- [Information shown]:
━━━
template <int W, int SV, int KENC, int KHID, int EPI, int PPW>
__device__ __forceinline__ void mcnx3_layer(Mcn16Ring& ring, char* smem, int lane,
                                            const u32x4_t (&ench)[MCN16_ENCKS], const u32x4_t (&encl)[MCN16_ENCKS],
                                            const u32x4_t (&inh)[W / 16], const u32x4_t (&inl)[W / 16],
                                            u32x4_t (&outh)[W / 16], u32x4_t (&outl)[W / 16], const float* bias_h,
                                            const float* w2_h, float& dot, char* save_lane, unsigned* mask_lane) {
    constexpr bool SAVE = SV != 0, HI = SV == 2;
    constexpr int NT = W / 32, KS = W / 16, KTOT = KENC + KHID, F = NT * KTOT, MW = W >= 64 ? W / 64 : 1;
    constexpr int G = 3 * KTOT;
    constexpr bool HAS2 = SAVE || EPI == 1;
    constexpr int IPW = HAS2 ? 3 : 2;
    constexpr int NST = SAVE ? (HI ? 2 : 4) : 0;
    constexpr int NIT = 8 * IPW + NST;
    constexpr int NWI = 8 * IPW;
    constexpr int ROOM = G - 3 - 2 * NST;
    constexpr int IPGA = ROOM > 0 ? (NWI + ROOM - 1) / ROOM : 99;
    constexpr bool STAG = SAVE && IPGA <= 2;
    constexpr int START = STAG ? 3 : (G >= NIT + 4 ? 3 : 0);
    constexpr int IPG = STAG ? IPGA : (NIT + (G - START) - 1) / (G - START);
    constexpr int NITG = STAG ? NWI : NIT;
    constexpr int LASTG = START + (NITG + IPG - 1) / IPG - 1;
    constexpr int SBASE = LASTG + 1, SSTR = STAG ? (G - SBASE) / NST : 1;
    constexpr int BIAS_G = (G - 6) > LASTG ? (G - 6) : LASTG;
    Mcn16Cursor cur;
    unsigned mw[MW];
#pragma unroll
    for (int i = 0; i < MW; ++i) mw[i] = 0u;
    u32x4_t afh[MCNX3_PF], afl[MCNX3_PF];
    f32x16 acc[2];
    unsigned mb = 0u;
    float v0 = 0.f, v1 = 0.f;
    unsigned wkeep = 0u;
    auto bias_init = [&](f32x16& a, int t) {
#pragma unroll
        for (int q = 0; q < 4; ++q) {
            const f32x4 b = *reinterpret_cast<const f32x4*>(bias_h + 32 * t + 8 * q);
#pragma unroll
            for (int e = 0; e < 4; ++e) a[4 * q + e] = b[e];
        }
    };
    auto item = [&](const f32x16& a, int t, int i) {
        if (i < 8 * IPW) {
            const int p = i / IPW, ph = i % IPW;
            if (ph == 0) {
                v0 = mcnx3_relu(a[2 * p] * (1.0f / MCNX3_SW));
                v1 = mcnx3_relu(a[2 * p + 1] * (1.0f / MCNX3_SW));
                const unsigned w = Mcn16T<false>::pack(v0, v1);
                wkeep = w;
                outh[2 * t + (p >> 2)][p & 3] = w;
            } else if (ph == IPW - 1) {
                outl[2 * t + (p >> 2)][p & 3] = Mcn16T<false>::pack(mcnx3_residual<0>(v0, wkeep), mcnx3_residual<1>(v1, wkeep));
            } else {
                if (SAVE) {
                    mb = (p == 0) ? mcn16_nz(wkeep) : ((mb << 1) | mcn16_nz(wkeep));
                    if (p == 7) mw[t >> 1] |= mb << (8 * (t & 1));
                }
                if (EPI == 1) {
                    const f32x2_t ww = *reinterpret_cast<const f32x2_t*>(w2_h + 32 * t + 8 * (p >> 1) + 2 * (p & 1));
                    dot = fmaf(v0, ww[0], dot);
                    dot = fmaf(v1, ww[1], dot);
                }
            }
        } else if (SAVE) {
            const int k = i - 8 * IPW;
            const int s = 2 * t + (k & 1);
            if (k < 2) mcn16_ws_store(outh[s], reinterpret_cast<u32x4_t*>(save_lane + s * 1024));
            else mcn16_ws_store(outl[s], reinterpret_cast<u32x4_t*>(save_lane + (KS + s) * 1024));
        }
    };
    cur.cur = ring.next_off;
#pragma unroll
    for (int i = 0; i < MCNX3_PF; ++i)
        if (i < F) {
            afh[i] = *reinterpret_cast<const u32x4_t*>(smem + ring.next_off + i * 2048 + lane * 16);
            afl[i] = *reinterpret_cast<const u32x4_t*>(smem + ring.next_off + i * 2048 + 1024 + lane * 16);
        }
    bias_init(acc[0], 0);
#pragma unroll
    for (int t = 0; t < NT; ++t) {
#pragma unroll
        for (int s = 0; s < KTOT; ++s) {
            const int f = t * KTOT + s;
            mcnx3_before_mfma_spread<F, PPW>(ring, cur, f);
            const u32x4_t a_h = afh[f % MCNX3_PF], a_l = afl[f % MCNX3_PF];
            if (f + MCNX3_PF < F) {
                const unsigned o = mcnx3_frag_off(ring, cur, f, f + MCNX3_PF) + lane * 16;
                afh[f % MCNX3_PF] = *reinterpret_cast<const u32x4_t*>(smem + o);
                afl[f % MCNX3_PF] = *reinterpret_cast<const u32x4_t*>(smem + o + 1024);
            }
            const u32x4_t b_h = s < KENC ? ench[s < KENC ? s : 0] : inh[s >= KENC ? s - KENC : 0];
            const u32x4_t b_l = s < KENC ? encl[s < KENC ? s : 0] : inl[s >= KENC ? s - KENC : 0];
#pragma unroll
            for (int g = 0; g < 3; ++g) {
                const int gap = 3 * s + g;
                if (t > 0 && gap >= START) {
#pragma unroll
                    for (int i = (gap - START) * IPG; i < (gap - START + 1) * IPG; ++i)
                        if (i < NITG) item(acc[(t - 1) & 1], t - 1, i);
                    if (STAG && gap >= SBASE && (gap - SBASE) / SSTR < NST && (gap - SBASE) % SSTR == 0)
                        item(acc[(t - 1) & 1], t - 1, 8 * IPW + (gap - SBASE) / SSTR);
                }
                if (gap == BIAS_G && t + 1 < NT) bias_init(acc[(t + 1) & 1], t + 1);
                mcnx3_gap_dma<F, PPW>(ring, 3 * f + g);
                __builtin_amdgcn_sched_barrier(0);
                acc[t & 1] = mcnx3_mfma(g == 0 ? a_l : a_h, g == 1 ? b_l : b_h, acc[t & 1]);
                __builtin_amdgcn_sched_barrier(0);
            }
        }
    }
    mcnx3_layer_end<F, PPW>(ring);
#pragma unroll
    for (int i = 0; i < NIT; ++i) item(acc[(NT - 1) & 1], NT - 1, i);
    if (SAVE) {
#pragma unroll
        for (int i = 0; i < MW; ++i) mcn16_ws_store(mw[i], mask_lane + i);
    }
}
━━━
- [Requirement]: Repeat the records. Match them exactly.

- [Answer space]:
template <int W, int SV, int KENC, int KHID, int EPI, int PPW>
__device__ __forceinline__ void mcnx3_layer(Mcn16Ring& ring, char* smem, int lane,
                                            const u32x4_t (&ench)[MCN16_ENCKS], const u32x4_t (&encl)[MCN16_ENCKS],
                                            const u32x4_t (&inh)[W / 16], const u32x4_t (&inl)[W / 16],
                                            u32x4_t (&outh)[W / 16], u32x4_t (&outl)[W / 16], const float* bias_h,
                                            const float* w2_h, float& dot, char* save_lane, unsigned* mask_lane) {
    constexpr bool SAVE = SV != 0, HI = SV == 2;
    constexpr int NT = W / 32, KS = W / 16, KTOT = KENC + KHID, F = NT * KTOT, MW = W >= 64 ? W / 64 : 1;
    constexpr int G = 3 * KTOT;
    constexpr bool HAS2 = SAVE || EPI == 1;
    constexpr int IPW = HAS2 ? 3 : 2;
    constexpr int NST = SAVE ? (HI ? 2 : 4) : 0;
    constexpr int NIT = 8 * IPW + NST;
    constexpr int NWI = 8 * IPW;
    constexpr int ROOM = G - 3 - 2 * NST;
    constexpr int IPGA = ROOM > 0 ? (NWI + ROOM - 1) / ROOM : 99;
    constexpr bool STAG = SAVE && IPGA <= 2;
    constexpr int START = STAG ? 3 : (G >= NIT + 4 ? 3 : 0);
    constexpr int IPG = STAG ? IPGA : (NIT + (G - START) - 1) / (G - START);
    constexpr int NITG = STAG ? NWI : NIT;
    constexpr int LASTG = START + (NITG + IPG - 1) / IPG - 1;
    constexpr int SBASE = LASTG + 1, SSTR = STAG ? (G - SBASE) / NST : 1;
    constexpr int BIAS_G = (G - 6) > LASTG ? (G - 6) : LASTG;
    Mcn16Cursor cur;
    unsigned mw[MW];
#pragma unroll
    for (int i = 0; i < MW; ++i) mw[i] = 0u;
    u32x4_t afh[MCNX3_PF], afl[MCNX3_PF];
    f32x16 acc[2];
    unsigned mb = 0u;
    float v0 = 0.f, v1 = 0.f;
    unsigned wkeep = 0u;
    auto bias_init = [&](f32x16& a, int t) {
#pragma unroll
        for (int q = 0; q < 4; ++q) {
            const f32x4 b = *reinterpret_cast<const f32x4*>(bias_h + 32 * t + 8 * q);
#pragma unroll
            for (int e = 0; e < 4; ++e) a[4 * q + e] = b[e];
        }
    };
    auto item = [&](const f32x16& a, int t, int i) {
        if (i < 8 * IPW) {
            const int p = i / IPW, ph = i % IPW;
            if (ph == 0) {
                v0 = mcnx3_relu(a[2 * p] * (1.0f / MCNX3_SW));
                v1 = mcnx3_relu(a[2 * p + 1] * (1.0f / MCNX3_SW));
                const unsigned w = Mcn16T<false>::pack(v0, v1);
                wkeep = w;
                outh[2 * t + (p >> 2)][p & 3] = w;
            } else if (ph == IPW - 1) {
                outl[2 * t + (p >> 2)][p & 3] = Mcn16T<false>::pack(mcnx3_residual<0>(v0, wkeep), mcnx3_residual<1>(v1, wkeep));
            } else {
                if (SAVE) {
                    mb = (p == 0) ? mcn16_nz(wkeep) : ((mb << 1) | mcn16_nz(wkeep));
                    if (p == 7) mw[t >> 1] |= mb << (8 * (t & 1));
                }
                if (EPI == 1) {
                    const f32x2_t ww = *reinterpret_cast<const f32x2_t*>(w2_h + 32 * t + 8 * (p >> 1) + 2 * (p & 1));
                    dot = fmaf(v0, ww[0], dot);
                    dot = fmaf(v1, ww[1], dot);
                }
            }
        } else if (SAVE) {
            const int k = i - 8 * IPW;
            const int s = 2 * t + (k & 1);
            if (k < 2) mcn16_ws_store(outh[s], reinterpret_cast<u32x4_t*>(save_lane + s * 1024));
            else mcn16_ws_store(outl[s], reinterpret_cast<u32x4_t*>(save_lane + (KS + s) * 1024));
        }
    };
    cur.cur = ring.next_off;
#pragma unroll
    for (int i = 0; i < MCNX3_PF; ++i)
        if (i < F) {
            afh[i] = *reinterpret_cast<const u32x4_t*>(smem + ring.next_off + i * 2048 + lane * 16);
            afl[i] = *reinterpret_cast<const u32x4_t*>(smem + ring.next_off + i * 2048 + 1024 + lane * 16);
        }
    bias_init(acc[0], 0);
#pragma unroll
    for (int t = 0; t < NT; ++t) {
#pragma unroll
        for (int s = 0; s < KTOT; ++s) {
            const int f = t * KTOT + s;
            mcnx3_before_mfma_spread<F, PPW>(ring, cur, f);
            const u32x4_t a_h = afh[f % MCNX3_PF], a_l = afl[f % MCNX3_PF];
            if (f + MCNX3_PF < F) {
                const unsigned o = mcnx3_frag_off(ring, cur, f, f + MCNX3_PF) + lane * 16;
                afh[f % MCNX3_PF] = *reinterpret_cast<const u32x4_t*>(smem + o);
                afl[f % MCNX3_PF] = *reinterpret_cast<const u32x4_t*>(smem + o + 1024);
            }
            const u32x4_t b_h = s < KENC ? ench[s < KENC ? s : 0] : inh[s >= KENC ? s - KENC : 0];
            const u32x4_t b_l = s < KENC ? encl[s < KENC ? s : 0] : inl[s >= KENC ? s - KENC : 0];
#pragma unroll
            for (int g = 0; g < 3; ++g) {
                const int gap = 3 * s + g;
                if (t > 0 && gap >= START) {
#pragma unroll
                    for (int i = (gap - START) * IPG; i < (gap - START + 1) * IPG; ++i)
                        if (i < NITG) item(acc[(t - 1) & 1], t - 1, i);
                    if (STAG && gap >= SBASE && (gap - SBASE) / SSTR < NST && (gap - SBASE) % SSTR == 0)
                        item(acc[(t - 1) & 1], t - 1, 8 * IPW + (gap - SBASE) / SSTR);
                }
                if (gap == BIAS_G && t + 1 < NT) bias_init(acc[(t + 1) & 1], t + 1);
                mcnx3_gap_dma<F, PPW>(ring, 3 * f + g);
                __builtin_amdgcn_sched_barrier(0);
                acc[t & 1] = mcnx3_mfma(g == 0 ? a_l : a_h, g == 1 ? b_l : b_h, acc[t & 1]);
                __builtin_amdgcn_sched_barrier(0);
            }
        }
    }
    mcnx3_layer_end<F, PPW>(ring);
#pragma unroll
    for (int i = 0; i < NIT; ++i) item(acc[(NT - 1) & 1], NT - 1, i);
    if (SAVE) {
#pragma unroll
        for (int i = 0; i < MW; ++i) mcn16_ws_store(mw[i], mask_lane + i);
    }
}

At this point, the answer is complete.